Monday, December 14, 2015

Not Nearly One Hundred Best Books Read in 2015


         The New York Times and The Globe and Mail and many other press outlets use panels of judges help assemble their 100 “best of the year,” book lists. The lists are comprised only of books that were published this past year. They are designed to have something for everyone in them. They tend to highbrow, reflecting the literate interests of a highly educated minority of people.

         My list, on the other hand, is very personal, reflecting my interests alone. Far from being a hundred-book list, mine must be much shorter, since I only managed to read forty books this year. My list spans books written over the past two-centuries too, mostly because I’ll often read everything I can find in subject areas that interest me. This year that was the Boer War, in preparation for doing research on a distant relative—Pieter Schuil—who died in that conflict. I also read many books that touched on the meaning of life because I am thinking of writing a book in that vein myself.
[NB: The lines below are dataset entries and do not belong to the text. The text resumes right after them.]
# accre/lstore

Hardware: AMD Instinct MI355X
Metric: erasure encode+decode GiB/s (device-resident), RS(6+3) 1 MiB stripes (higher is better)
Workload: dtype u8; 1 GPU; reed_sol_van(6+3) encode + decode(lost shard 0), C=1048576 B per shard, 4096 stripes/GPU, k*C=6291456 B user data per stripe; method=reed_sol_van, k=6, m=3, chunk_bytes=1048576, packet_size=4096, stripes_per_gpu=4096, parallelism=static stripe partition x1

## Files before the change

### lstore_amd/csrc/ec_kernels.h

```cpp
#pragma once

#include <hip/hip_runtime.h>
#include <stdint.h>

#include <tuple>
#include <utility>

namespace lsec {

template <typename T, size_t... I>
hipError_t launch_packed(const void *k, dim3 grid, dim3 block, hipStream_t st, T &args, std::index_sequence<I...>) {
  void *ptrs[] = {static_cast<void *>(&std::get<I>(args))..., nullptr};
  return hipLaunchKernel(k, grid, block, ptrs, 0, st);
}
template <typename... KArgs, typename... Args>
hipError_t launch_kernel(void (*k)(KArgs...), dim3 grid, dim3 block, hipStream_t st, const Args &...args) {
  static_assert(sizeof...(KArgs) == sizeof...(Args), "argument count");
  std::tuple<std::decay_t<KArgs>...> t(static_cast<std::decay_t<KArgs>>(args)...);
  return launch_packed(reinterpret_cast<const void *>(k), grid, block, st, t, std::index_sequence_for<KArgs...>{});
}

size_t occupancy_lds_bytes(int64_t shard_bytes);
template <typename T, size_t... I>
hipError_t launch_packed_shm(const void *k, dim3 grid, dim3 block, size_t shm, hipStream_t st, T &args,
// ... 66 lines not shown
struct PatternArgs {
  const PatRecord *recs;
  const CoefCell *cells;
  const uint8_t *stripe_pattern;
  uint32_t npat;
  uint32_t rot0, rot_step, rot_n;
  int K;
  int nstripes;
  int packet;
  int nshards;
  int64_t size;
  unsigned *tiles;
  uint32_t tiles_pre;
  uint32_t tile_phase;
  ShardRef sh[kPatMaxShards];
};

hipError_t launch_pattern_bytewise(const PatternArgs &a, int rmax, hipStream_t stream);
hipError_t launch_pattern_bitsliced(const PatternArgs &a, int rmax, hipStream_t stream);

struct CheckArgs {
  const CoefCell *cells;
  int K, R;
  int nstripes;
  int packet;
  int64_t size;
  unsigned *syndrome;
  unsigned *bad_count;
  unsigned *tiles;
  uint32_t tiles_pre;
  uint32_t tile_phase;
  ShardRef in[kMaxK];
  ShardRef par[kMaxR];
};

hipError_t launch_check_bytewise(const CheckArgs &a, hipStream_t stream);
hipError_t launch_check_bitsliced(const CheckArgs &a, hipStream_t stream, int dw_pref = 0);

struct LocateArgs : CheckArgs {
  const CoefCell *ratio;
  unsigned long long *hyp;
};

constexpr unsigned kLocateClean = 0xFF, kLocateMany = 0xFE;
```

         And of course, I read a lot of science fiction, mostly because this has been my genre of choice for escape since I was a tween. And this is my nod in the direction of “definitely not highbrow,” although the two sci-fi books I chose for this list are not the typical “read and toss” books I usually end up with from this genre. They were very good.

         So, without further ado, here is my list of “Best Books I Read in 2015: Mildly Annotated.”

Best Science Fiction

         Station Eleven by Emily St. John Mandel. This book fits into the very hot post-apocalyptic meme, though not very predictably. It is less about the end of the world as it is a book about the importance of art and beauty, and the hope that drives us to survive. Unlike much sci-fi, this one is beautifully written, too. It is the perfect antidote to Cormac McCarthy’s The Road, by the way. 

         My runner up in the scif-fi category would be David Mitchell’s The Bone Clocks. Also well written. Strange. Had to work hard on the willing suspension of disbelief at a certain point. But engrossing, imaginative, layered, and in the end fun.

Best Books on the Meaning of Life

         I read a dozen or more books on this broad theme. They ranged from popular self-help books like The Happiness Hypothesis: Finding Modern Truth in Ancient Wisdom, by Jonathan Haidt to philosophical primers like The Meaning of Life: A Reader, by E. D. Klemke. Only one of these books blew me away: I and Thou by Martin Buber. I was assigned this book for a college philosophy course forty years ago, and I merely skimmed through it then, to get by. Too bad—I really missed something. I loved everything about this book, from its obscurantist argumentation (like that of my hero, Kenneth Burke) to its overwhelming humaneness and insight. The introduction by Walter Kaufmann was worth the price of the book all by itself. Just wonderful.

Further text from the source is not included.